Mackerel scaveccio

Mackerel scaveccio

Scaveccio di sgombro

Emiko Davies; Lauren Bamford

This is a variation of one of Orbetello’s most famous dishes, scaveccio. Traditionally it’s made with eels fished out of the lagoon that are deep-fried, then marinated in vinegar, herbs and chilli. It’s not easy to get these eels outside Orbetello, so I make them with mackerel, which mimics the meaty, oily flesh of the eels and reminds me of a dish called nanbanzuke that my Japanese mother makes regularly with mackerel. In the Japanese dish, the fish is similarly floured, fried and marinated in rice vinegar, soy sauce, onions, chillies and mirin (though my grandmother used sake).

In that strange way that food can bring together two completely different places and cultures, there is a link here – both Orbetello and Japan were introduced to this technique for preserving fish by the Spanish (who in turn learnt it from the Arabs) in the sixteenth century. For the Orbetellani, the dish dates to the mid-1500s when the city came under Spanish rule – an influence that still resonates in the lagoon-city’s civic architecture as well as traditional foods such as bottarga and this dish, scaveccio. Its name comes directly from the word escabesce, the Spanish method for curing fish under vinegar.

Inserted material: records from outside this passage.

struct bf_solver {
    bf_solver_config cfg;
    uint32_t maxImages, maxResiduals, maxCorrPerImage;
    Dev d{};
    hipStream_t stream = nullptr;
    bf::Resources res;
    std::vector<float> convergence;
    float hMaxRes = 0.0f; int hMaxIdx = 0; int hBarrierFail = 0;
    bool pcgWide = true;
    int pcgGroups = -1;
    uint32_t maxCoopGroups = COOP_MAX_GROUPS;
    bool forceVecGlobal = false;
    size_t coopVecFloats = 0;
    uint32_t lastN = 0, lastGNrequested = 0;
    float lastWeightSparse = 1.0f;
    bool lastUsedDense = false;
};

extern "C" {

int bf_solver_create(uint32_t maxNumberOfImages, uint32_t maxNumResiduals, const bf_solver_config* cfg, bf_solver** out) {
    BF_REQUIRE(cfg && out, "null argument");
    BF_REQUIRE(maxNumberOfImages >= 2 && maxNumResiduals > 0, "bad capacity");
    bf_solver* s = new bf_solver();
    bf::CreateGuard<bf_solver> guard(s, bf_solver_destroy);
    s->cfg = *cfg;
    s->maxImages = maxNumberOfImages; s->maxResiduals = maxNumResiduals;
    BF_HIP_TRY(hipFuncSetAttribute(reinterpret_cast<const void*>(&k_pcg<true>), hipFuncAttributeMaxDynamicSharedMemorySize, (int)PCG_LDS_MAX));
    BF_HIP_TRY(hipFuncSetAttribute(reinterpret_cast<const void*>(&k_pcg_coop<COOP_THREADS>), hipFuncAttributeMaxDynamicSharedMemorySize, (int)PCG_LDS_MAX));
    BF_HIP_TRY(hipFuncSetAttribute(reinterpret_cast<const void*>(&k_pcg_coop<COOP_THREADS_SMALL>), hipFuncAttributeMaxDynamicSharedMemorySize, (int)PCG_LDS_MAX));
    if (const char* e = getenv("BF_PCG_WIDE")) s->pcgWide = atoi(e) != 0;
    if (const char* e = getenv("BF_PCG_GROUPS")) s->pcgGroups = atoi(e);
    if (const char* e = getenv("BF_PCG_VEC_GLOBAL")) s->forceVecGlobal = atoi(e) != 0;
    {
        int dev = 0, cus = 0;
        if (hipGetDevice(&dev) == hipSuccess && hipDeviceGetAttribute(&cus, hipDeviceAttributeMultiprocessorCount, dev) == hipSuccess && cus > 0)
            s->maxCoopGroups = std::max(1u, std::min(COOP_MAX_GROUPS, (uint32_t)cus / 2u));
        else (void)hipGetLastError();
    }
    s->maxCorrPerImage = std::min(std::max(maxNumResiduals / maxNumberOfImages, 1000u), 4000u);
    const size_t N = maxNumberOfImages, M = N * N, C = maxNumResiduals;
    Dev& d = s->d;
    d.maxSlots = (uint32_t)std::min<size_t>(M, 2 * C + (N <= 64 ? M : 4 * N));
    d.maxPairs = (uint32_t)(N * (N - 1) / 2);
    if (N > 64) d.maxPairs = (uint32_t)std::min<size_t>(d.maxPairs, d.maxSlots);
    s->coopVecFloats = ((31 * N + 4096 <= PCG_LDS_MAX / 4 && !s->forceVecGlobal) ? (size_t)4 : (size_t)s->maxCoopGroups * ((31 * N + 1 + 3) & ~(size_t)3));
    bf::Resources& R = s->res;
    BF_TRY(R.device(&d.T, N)); BF_TRY(R.device(&d.Tinv, N)); BF_TRY(R.device(&d.keyCount, M)); BF_TRY(R.device(&d.keyStart, M)); BF_TRY(R.device(&d.cursor, M));
    BF_TRY(R.device(&d.slotOfKey, M)); BF_TRY(R.device(&d.denseRaw, M)); BF_TRY(R.device(&d.keyPair, M)); BF_TRY(R.device(&d.rowStart, N + 1));
    BF_TRY(R.device(&d.slotCol, (size_t)d.maxSlots)); BF_TRY(R.device(&d.slotKey, (size_t)d.maxSlots)); BF_TRY(R.device(&d.corrList, 2 * C));
    BF_TRY(R.device(&d.slotD, (size_t)d.maxSlots * 36)); BF_TRY(R.device(&d.slotO, (size_t)d.maxSlots * 36)); BF_TRY(R.device(&d.slotG, (size_t)d.maxSlots * 6));
    BF_TRY(R.device(&d.slotP, (size_t)d.maxSlots * 4)); BF_TRY(R.device(&d.diagA, N * 36)); BF_TRY(R.device(&d.rhs, N * 6)); BF_TRY(R.device(&d.prec, N * 6));
    BF_TRY(R.device(&d.delta, N * 6)); BF_TRY(R.device(&d.r, N * 6)); BF_TRY(R.device(&d.p, N * 6)); BF_TRY(R.device(&d.Ap, N * 6));
    BF_TRY(R.device(&d.densePairs, (size_t)d.maxPairs)); BF_TRY(R.device(&d.denseWeight, (size_t)d.maxPairs));
    BF_TRY(R.device(&d.denseBlocks, (size_t)d.maxPairs * DENSE_BLK)); BF_TRY(R.device(&d.flags, FL_COUNT)); BF_TRY(R.device(&d.gridBar, 32)); BF_TRY(R.device(&d.energies, 40));
    BF_TRY(R.device(&d.maxRes, 1)); BF_TRY(R.device(&d.maxIdx, 1)); BF_TRY(R.device(&d.highCount, 1)); BF_TRY(R.device(&d.numEntriesPerRow, N));
    BF_TRY(R.device(&d.scanRow, 3 * (N + 1))); BF_TRY(R.device(&d.coopVec, s->coopVecFloats)); BF_TRY(R.device(&d.maxResPart, MAXRES_GROUPS)); BF_TRY(R.device(&d.maxIdxPart, MAXRES_GROUPS));
    (void)hipMemset(d.flags, 0, FL_COUNT * sizeof(int));
    *out = guard.dismiss();
    return BF_OK;
}
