 	HIPCHK(h, hipFuncSetAttribute((const void *)kern, hipFuncAttributeMaxDynamicSharedMemorySize, (int)smem));
+	return 0;
+}
+template <int W> int sk_count_launch(kmr_handle *h, const SkCountLaunch<W> &k, int grid, const uint64_t *ls, const uint64_t *lc, uint64_t nl, const CountOut &out, const FinalizeParams &f, const SkTrackView &tv, const SkLong<W> &lg) {
+	SkCountArgs<W> a{out, f, tv, lg};
+	SkCountArgs<W> *d = nullptr;
+	int rc = arena_get(h, &d, 1); if (rc) return rc;
+	hipLaunchKernelGGL(sk_count_args_kernel<W>, dim3(1), dim3(64), 0, h->stream, a, d);
+	hipLaunchKernelGGL(k.kern, dim3(grid), dim3(SKC_THREADS), k.smem, h->stream, (const uint4 *)pool_view(h, h->l1).base, ls, lc, nl, h->k, sk_count_hot<W>(a), h->work_counter.get<unsigned int>(), sk_dbg_flags("KMR_SK_COUNT_DBG"), (const SkCountArgs<W> *)d);
 	return 0;
 }
 
@@ -1617,10 +1632,10 @@
 		int rc = 0;
 		const int grid = (int)std::min<uint64_t>((uint64_t)num_cus(h) * 4, (nl / p.lgMain.list_stride + SK_LBATCH) / SK_LBATCH);
 		SkCountLaunch<W> k;
-		rc = sk_count_select<W>(h, p.ext, p.tracking, p.uni, k); if (rc) return rc;
+		rc = sk_count_select<W>(h, p.ext, p.tracking, p.uni, false, out, p.lgMain, k); if (rc) return rc;
 		if (p.tracking) HIPCHK(h, hipMemsetAsync(tv.d_unique, 0, 8 * (tv.n + 1), h->stream));
 		if (dbg()) { int nb = 0; hipOccupancyMaxActiveBlocksPerMultiprocessor(&nb, (const void *)k.kern, SKC_THREADS, k.smem); fprintf(stderr, "sk_count<W=%d>: %d blocks per CU (LDS %zu), %llu lists, %u chunks\n", W, nb, k.smem, (unsigned long long)nl, p.nch); }
-		hipLaunchKernelGGL(k.kern, dim3(grid), dim3(SKC_THREADS), k.smem, h->stream, pool_view(h, h->l1), p.ls, p.lc, nl, h->k, out, p.f, h->work_counter.get<unsigned int>(), sk_dbg_flags("KMR_SK_COUNT_DBG"), tv, p.lgMain);
+		rc = sk_count_launch<W>(h, k, grid, p.ls, p.lc, nl, out, p.f, tv, p.lgMain); if (rc) return rc;
 		HIPCHK(h, hipGetLastError());
 		if (!n_items) return 0;
 		SkLong<W> &lgItems = p.lgItems;
@@ -1631,7 +1646,8 @@
 		HIPCHK(h, hipMemsetAsync(lgItems.merge_used, 0, 8, h->stream));
 		rc = zero_work_counter(h); if (rc) return rc;
 		const int grid2 = (int)std::min<uint64_t>((uint64_t)num_cus(h) * 4, n_items);
-		hipLaunchKernelGGL(k.kern, dim3(grid2), dim3(SKC_THREADS), k.smem, h->stream, pool_view(h, h->l1), p.ls, p.lc, nl, h->k, out, p.f, h->work_counter.get<unsigned int>(), sk_dbg_flags("KMR_SK_COUNT_DBG"), tv, lgItems);
+		rc = sk_count_select<W>(h, p.ext, p.tracking, p.uni, true, out, lgItems, k); if (rc) return rc;
+		rc = sk_count_launch<W>(h, k, grid2, p.ls, p.lc, nl, out, p.f, tv, lgItems); if (rc) return rc;
 		hipLaunchKernelGGL(sk_merge_emit_kernel<W>, dim3(grid_for(1ull << merge_log2)), dim3(256), 0, h->stream, lgItems.merge, out, p.f);
 		if (hipGetLastError() != hipSuccess) return fail(h, KMR_ERR_HIP, "long-list launches");
 		if (merge_log2 < 30) repeat_on = ERR_TABLE_FULL;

It’s a wonderful dish to have in summer, as you can prepare it the night before and have a refreshing, cool, zingy lunch ready for you the next day when you come home from a morning at the beach. Serve it cold or tepid, with boiled potatoes that tame the bite of this robust, spicy, vinegary scaveccio.


Quantity Ingredient
1kg whole mackerel, about 4 small fish
2-3 tablespoons plain flour or cornflour
vegetable oil, for frying
250ml dry white wine or water
250ml white wine vinegar
1 whole fresh or dried red chilli
2 garlic cloves, whole
1 rosemary sprig
1 bay leaf


  1. The mackerel should be cleaned of entrails, head removed and filleted. If you’ve never done this before, you could ask your fishmonger for fillets. Cut the fillets into pieces with a width of about 5 cm. Debone the fillet pieces by plucking the bones out with tweezers. There can be quite a number of them – run your fingers along the fish to feel them.
  2. Dust the fish in the flour.
  3. Pour enough vegetable oil in a small saucepan to cover a depth of about 3–4 cm and place over medium–high heat to achieve an oil temperature of 170–180°C. If you don’t have a sugar thermometer handy to measure this, the old-fashioned test is to stick the end of a wooden spoon into the oil. When ready, it should immediately be surrounded by lots of tiny bubbles. Fry the fish pieces in batches until golden, firm and cooked through (about 2–3 minutes), and drain on paper towel. Sprinkle with salt.
  4. In a separate saucepan, prepare the marinade by bringing the vinegar and wine to the boil. Add the chilli, garlic and herbs and continue cooking for a further 2 minutes.
  5. Place the fried fish in a shallow dish – terracotta is traditional, but a glass ovenproof dish works, too. Pour over the hot marinade and let it sit a few hours before serving. If you’ve got the time, it tastes even better after marinating overnight, or even a few days. If keeping longer than a day or two, remove it from the marinade as it will become too strong. The vinegar acts as a preserving agent, so it keeps very well in the fridge for 1 week.


  • In Italy, eels are sold live, even from the supermarket, and there is a rather gruesome procedure to quickly kill very slippery live eels. This, I must admit, is the main reason why I like to do scaveccio with mackerel instead. You could also use pieces of orata (gilthead sea bream), or whole fresh sardines or anchovies here. I’ve seen variations of scaveccio made with other local eels and fish such as gronco (conger eels), boga and sparaglione (both from the sea bream family), as well as sugarello, a relative of the horse mackerel that you will often find as nanbanzuke in Japan. You could also use palamita (bonito).

Orbetello’s eels

  • Orbetello’s other famous creation, anguilla sfumata, is a spicy smoked eel dish that was created to conserve an abundance of eel for a long time. The live eels are killed, butterflied, cleaned, then strung up to dry in the sun and wind. They’re then brushed with a sauce made of red capsicums (bell peppers), hot chillies, vinegar and salt, and smoked. Herbs from the Mediterranean scrub, such as rosemary and bay leaf, are added to the fire to produce an aromatic smoke that dries out the eels. The flavoursome, spicy, smoked eel can be kept like this for some time. When needed, it’s cut into pieces and deep fried before serving.